→ TASK TO COMPLETE:
Reproduce exactly, from the data that follows, the line with "-int launch_split_n(const BwdSplitArgs&", the line with "return launch_split_n<3>(a, s);", and every line that lies between them.

Saved data entries
@@ -344,16 +391,16 @@
     ra.n_rows = a.n_rows; ra.g = a.g; ra.alpha = a.alpha; ra.apply_elu = a.apply_elu; ra.out_vec = a.out_vec;
     ra.hub = a.row_hub;
     switch ((a.g.Wd4 + 31) / 32) {
-        case 1: return launch_node_n<1>(ra, a, s);
-        case 2: return launch_node_n<2>(ra, a, s);
-        case 3: return launch_node_n<3>(ra, a, s);
-        case 4: return launch_node_n<4>(ra, a, s);
+        case 1: return launch_node_r<1>(ra, a, res, s);
+        case 2: return launch_node_r<2>(ra, a, res, s);
+        case 3: return launch_node_r<3>(ra, a, res, s);
+        case 4: return launch_node_r<4>(ra, a, res, s);
         default: set_error("edge_bwd_node: row width %d floats exceeds the supported 512", a.g.Wd4 * 4); return 2;
     }
 }
 
 int launch_edge_bwd_fused(const BwdFusedArgs& a, cudaStream_t s) {
-    if (int rc = launch_edge_bwd_node(a, s)) return rc;
+    if (int rc = launch_edge_bwd_node(a, nullptr, s)) return rc;
     switch ((a.g.Wd4 + 31) / 32) {
         case 1: return launch_fused_n<1>(a, s);
         case 2: return launch_fused_n<2>(a, s);
diff --git a/recon_b200/csrc/spk_edge_bwd_fused.cuh b/recon_b200/csrc/spk_edge_bwd_fused.cuh
--- a/recon_b200/csrc/spk_edge_bwd_fused.cuh
+++ b/recon_b200/csrc/spk_edge_bwd_fused.cuh
@@ -56,8 +56,8 @@
 };
 
 int launch_edge_bwd_fused(const BwdFusedArgs& a, cudaStream_t s);
-int launch_edge_bwd_node(const BwdFusedArgs& a, cudaStream_t s);
-int launch_edge_bwd_split(const BwdSplitArgs& a, cudaStream_t s);
+int launch_edge_bwd_node(const BwdFusedArgs& a, const ResidualArgs* res, cudaStream_t s);
+int launch_edge_bwd_split(const BwdSplitArgs& a, const ResidualArgs* res, cudaStream_t s);
 int launch_seg_gather_hub_finalize(const SegGatherArgs& a, cudaStream_t s);
 
 }
diff --git a/recon_b200/csrc/spk_edge_bwd_split.cu b/recon_b200/csrc/spk_edge_bwd_split.cu
--- a/recon_b200/csrc/spk_edge_bwd_split.cu
+++ b/recon_b200/csrc/spk_edge_bwd_split.cu
@@ -451,9 +451,9 @@
 }
 
 template <int NCH, int HT>
-int launch_split_t(const BwdSplitArgs& a, cudaStream_t s) {
+int launch_split_t(const BwdSplitArgs& a, const ResidualArgs* res, cudaStream_t s) {
     if (a.phases & 1) {
-        if (int rc = launch_edge_bwd_node(a.f, s)) return rc;
+        if (int rc = launch_edge_bwd_node(a.f, res, s)) return rc;
     }
     if (a.phases & 2) {
         if (int rc = launch_split_pass<NCH, HT>(a, s, 0)) return rc;
@@ -486,20 +486,20 @@
 }
 
 template <int NCH>
-int launch_split_n(const BwdSplitArgs& a, cudaStream_t s) {
-    if (a.g.H == 1) return launch_split_t<NCH, 1>(a, s);
-    if (a.g.H == 2) return launch_split_t<NCH, 2>(a, s);
-    return launch_split_t<NCH, 4>(a, s);
-}
-
-}
-
-int launch_edge_bwd_split(const BwdSplitArgs& a, cudaStream_t s) {
+int launch_split_n(const BwdSplitArgs& a, const ResidualArgs* res, cudaStream_t s) {
+    if (a.g.H == 1) return launch_split_t<NCH, 1>(a, res, s);
+    if (a.g.H == 2) return launch_split_t<NCH, 2>(a, res, s);
+    return launch_split_t<NCH, 4>(a, res, s);
+}
+
+}
+
+int launch_edge_bwd_split(const BwdSplitArgs& a, const ResidualArgs* res, cudaStream_t s) {
     switch ((a.g.Wd4 + 31) / 32) {
-        case 1: return launch_split_n<1>(a, s);
-        case 2: return launch_split_n<2>(a, s);
-        case 3: return launch_split_n<3>(a, s);
-        case 4: return launch_split_n<4>(a, s);
+        case 1: return launch_split_n<1>(a, res, s);
+        case 2: return launch_split_n<2>(a, res, s);
+        case 3: return launch_split_n<3>(a, res, s);
+        case 4: return launch_split_n<4>(a, res, s);
         default: set_error("edge_bwd_split: row width %d floats exceeds the supported 512", a.g.Wd4 * 4); return 2;
     }
 }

→ SOLUTION:
-int launch_split_n(const BwdSplitArgs& a, cudaStream_t s) {
-    if (a.g.H == 1) return launch_split_t<NCH, 1>(a, s);
-    if (a.g.H == 2) return launch_split_t<NCH, 2>(a, s);
-    return launch_split_t<NCH, 4>(a, s);
-}
-
-}
-
-int launch_edge_bwd_split(const BwdSplitArgs& a, cudaStream_t s) {
+int launch_split_n(const BwdSplitArgs& a, const ResidualArgs* res, cudaStream_t s) {
+    if (a.g.H == 1) return launch_split_t<NCH, 1>(a, res, s);
+    if (a.g.H == 2) return launch_split_t<NCH, 2>(a, res, s);
+    return launch_split_t<NCH, 4>(a, res, s);
+}
+
+}
+
+int launch_edge_bwd_split(const BwdSplitArgs& a, const ResidualArgs* res, cudaStream_t s) {
     switch ((a.g.Wd4 + 31) / 32) {
-        case 1: return launch_split_n<1>(a, s);
-        case 2: return launch_split_n<2>(a, s);
-        case 3: return launch_split_n<3>(a, s);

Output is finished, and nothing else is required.